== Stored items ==

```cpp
inline int se_images(int BM, int OH) { return BM % OH == 0 ? BM / OH : OH % BM == 0 ? 1 : (BM + OH - 1) / OH + 1; }

template <int BM, int BN, int MT, int NT, int KIND, int XF, int SP, int SF = 0>
void launch_tile(const ConvBatch& b, hipStream_t s, int phases, double flops, double bytes) {
  const ConvArgs& a = b.a[0];
  constexpr int S = SF ? SF : SP == 1 ? (BM == 128 && BN == 64 && XF != IN_SE_SCALE ? 3 : 2) : (BN >= 256 || BM + BN >= 384) ? 2 : (BM >= 256 ? 3 : 4);
  constexpr int R = SP == 1 ? 2 : 1;
  allow_lds(reinterpret_cast<const void*>(&conv_gemm_kernel<BM, BN, MT, NT, S, KIND, XF, SP>));
  const int m_tiles = ceil_div(a.M, BM), n_tiles = ceil_div(a.cs_out, BN);
  int se_imgs = 0;
  if (a.in_xform == IN_SE_SCALE) {
    M2S_CHECK(KIND == KIND_GEMM && a.OH > 0 && a.cs_in % 8 == 0, "SE scale needs the GEMM kind with OH = rows per image");
    se_imgs = se_images(BM, a.OH);
  }
  const size_t lds = (size_t)S * (R * (BM + BN) + 16) * ROW + (size_t)se_imgs * a.cs_in * sizeof(float);
  M2S_CHECK(lds <= 160 * 1024, "conv_gemm: LDS budget");
  int nst = 0;
  for (int i = 0; i < (KIND == KIND_CONV1D ? phases : 1); ++i) nst = std::max(nst, b.a[i].kp / 32);
  const int tiles = m_tiles * n_tiles * phases;
  const int slots = device_cus() * std::max(1, std::min(2, (int)(160 * 1024 / lds)));
  const char* fe = getenv("M2S_KSPLIT");
  const int force = fe ? atoi(fe) : 0;
  int nks = 1;
  if (force > 0)
    nks = std::min(force, std::max(1, nst));
  else if (2 * tiles <= slots && nst >= 8) {
    const char* mx = getenv("M2S_KSPLIT_MAX");
    const char* ms = getenv("M2S_KSPLIT_MINST");
    nks = std::max(1, std::min({slots / tiles, nst / (ms ? std::max(1, atoi(ms)) : 4), mx ? std::max(1, atoi(mx)) : 8}));
  }
  const size_t part_bytes = (size_t)phases * nks * a.M * a.cs_out * sizeof(float);
  if (nks > 1 && part_bytes > ((size_t)256 << 20)) nks = 1;
  float* kpart = nks > 1 ? ksplit_scratch(s, part_bytes) : nullptr;
  if (!kpart) nks = 1;
  dim3 grid(m_tiles * n_tiles, nks, phases);
  char name[96];
  static const bool detail = getenv("M2S_PROF_DETAIL") != nullptr;
  if (detail)
    snprintf(name, sizeof(name), "conv_gemm<%s,%dx%d%s> K%d N%d M%d", kname(KIND), BM, BN, SP == 1 ? ",x3" : SP == 2 ? ",e4m3" : "", a.kp, a.cs_out, a.M);
  else
    snprintf(name, sizeof(name), "conv_gemm_kernel<%d, %d, %d, %d, %d, %d, %d, %d>", BM, BN, MT, NT, S, KIND, XF, SP);
  {
    ProfScope ps(name, flops, bytes, s);
    hipLaunchKernelGGL((conv_gemm_kernel<BM, BN, MT, NT, S, KIND, XF, SP>), grid, dim3(256), lds, s, b, n_tiles, se_imgs, kpart);
  }
// ... 79 lines not shown
    const ConvArgs& c = as[i];
    M2S_CHECK(c.kind == a.kind && c.M == a.M && c.cs_in == a.cs_in && c.cs_out == a.cs_out && c.n_pad == a.n_pad &&
                  c.in_xform == a.in_xform && c.L_in == a.L_in && c.L_out == a.L_out,
              "conv_gemm batch: convs of one shape");
    M2S_CHECK(c.kp % 32 == 0 && c.kp >= c.ntaps * c.cs_in && c.ntaps <= 31, "conv_gemm batch: kp / taps");
    M2S_CHECK(c.x && c.w && c.bias && c.y && c.y != c.x && c.y != c.res, "conv_gemm batch: operand pointers");
    for (int j = 0; j < i; ++j) M2S_CHECK(as[j].y != c.y, "conv_gemm batch: two convs write one output");
    M2S_CHECK((double)(c.M / c.L_out) * c.L_in * c.cs_in * 2 < 2147483647.0, "conv_gemm batch: 32-bit offsets");
    b.a[i] = c;
  }
  if (a.M <= 0) return;
  launch_kind<KIND_CONV1D, 1>(a, s, n, flops, bytes, &b);
  M2S_HIP(hipGetLastError());
}

void launch_conv_gemm(const ConvArgs& a, bool split, hipStream_t s, double flops, double bytes) {
  M2S_CHECK(a.cs_in % 8 == 0 && a.cs_out % 4 == 0, "conv_gemm: channel strides");
  M2S_CHECK(a.cs_in >= 32 ? a.cs_in % 32 == 0 : 32 % a.cs_in == 0, "conv_gemm: channel stride vs the 32-wide K step");
  M2S_CHECK(a.ntaps <= 31, "conv_gemm: at most 31 taps");
  {
    const double in_elems = a.kind == KIND_CONV2D ? (double)(a.M / (a.OH * a.OW)) * a.IH * a.IW * a.cs_in
                            : a.kind == KIND_CONV1D ? (double)(a.M / a.L_out) * a.L_in * a.cs_in
                            : a.kind == KIND_CONVT  ? (double)a.M * a.cs_in
                                                    : (double)a.M * a.cs_in;
    M2S_CHECK(in_elems * (split ? 2 : 1) < 2147483647.0, "conv_gemm: input too large for 32-bit offsets (use a smaller chunk)");
  }
  M2S_CHECK(a.kp % 32 == 0 && a.kp >= a.ntaps * a.cs_in, "conv_gemm: kp");
  M2S_CHECK(a.kind != KIND_CONV2D || a.ks == 3, "conv_gemm: 2-D kernels are 3x3 (1x1 runs as GEMM)");
  if (a.M <= 0) return;
  M2S_CHECK(!(split && a.wscale), "conv_gemm: e4m3 operands take bf16 storage");
// ... 35 lines not shown
```

### mri-to-speech_amd/csrc/conv_igemm.hpp

```cpp
#pragma once

#include "m2s_common.hpp"

namespace m2s {

enum ConvKind { KIND_CONV2D = 0, KIND_CONV1D = 1, KIND_CONVT = 2, KIND_GEMM = 3 };
enum Act { ACT_NONE = 0, ACT_SILU = 1, ACT_LRELU = 2, ACT_SIGMOID = 3 };
enum InXform { IN_NONE = 0, IN_LRELU = 1, IN_SE_SCALE = 2 };

struct ConvArgs {
  const void* x;
  const void* w;
  const float* bias;
  const void* res;
  void* y;
  const void* in_scale;
  const float* wscale;
  int kind;
  int M;
  int cs_in, cs_out;
  int n_pad;
  int kp;
  int ntaps;
  int tpc;
// ... 5 lines not shown
  int accum;
  float accum_div;
  float res_unslope;
  int act_after_res;
  int kwave;
};

constexpr int CONV_BATCH = 3;
struct ConvBatch {
  ConvArgs a[CONV_BATCH];
};

template <typename T>
void launch_conv(const ConvArgs& a, hipStream_t s, double flops = 0.0, double bytes = 0.0);
void launch_conv_gemm(const ConvArgs& a, bool split, hipStream_t s, double flops, double bytes);
void launch_conv_gemm_batch(const ConvArgs* a, int n, hipStream_t s, double flops, double bytes);
bool conv_halo_supported(const ConvArgs& a);
void launch_conv_halo(const ConvArgs& a, hipStream_t s, double flops, double bytes);

inline int conv_tpc(int cs_in, int kc) { return cs_in < kc ? kc / cs_in : 1; }
inline int conv_kp(int ntaps, int cs_in, int kc) {
  int tpc = conv_tpc(cs_in, kc);
  return round_up(ntaps, tpc) * cs_in;
}

}
```

### mri-to-speech_amd/csrc/kernels.hpp

```cpp
#pragma once

#include "m2s_common.hpp"

namespace m2s {

enum AsyncCode : unsigned { M2S_ASYNC_LSTM = 1u, M2S_ASYNC_WS = 2u };
struct AsyncReport {
  unsigned spin_max = 1u << 20;
  unsigned* err = nullptr;
};
__device__ __forceinline__ void report_async(unsigned* err, unsigned code, int lane) {
  if (err && lane == 0) __hip_atomic_store(err, code, __ATOMIC_RELAXED, __HIP_MEMORY_SCOPE_SYSTEM);
}

template <typename T>
void launch_stem(const float* frames, int N, int H, int W, int OH, int OW, int pad_t, int pad_l,
                 const float* w9, const float* bias, int cout, int cs_out, T* y, hipStream_t s);

int dw_pixel_blocks(int OH, int OW);
template <typename T>
void launch_dwconv(const T* x, int N, int IH, int IW, int OH, int OW, int stride, int pad_t, int pad_l,
                   int C, int cs, const float* w9, const float* bias, T* y, float* sums, hipStream_t s);

template <typename T>
// ... 6 lines not shown
                    const void* w8 = nullptr, const float* wsc = nullptr, int kp8 = 0);
void launch_rows_e4m3(const void* x, long rows, int cs, void* y8, int ld8, hipStream_t s);
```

== Work required ==
Reply with one number, the count of lines in the records that include the word "sizeof".

== Answer ==
4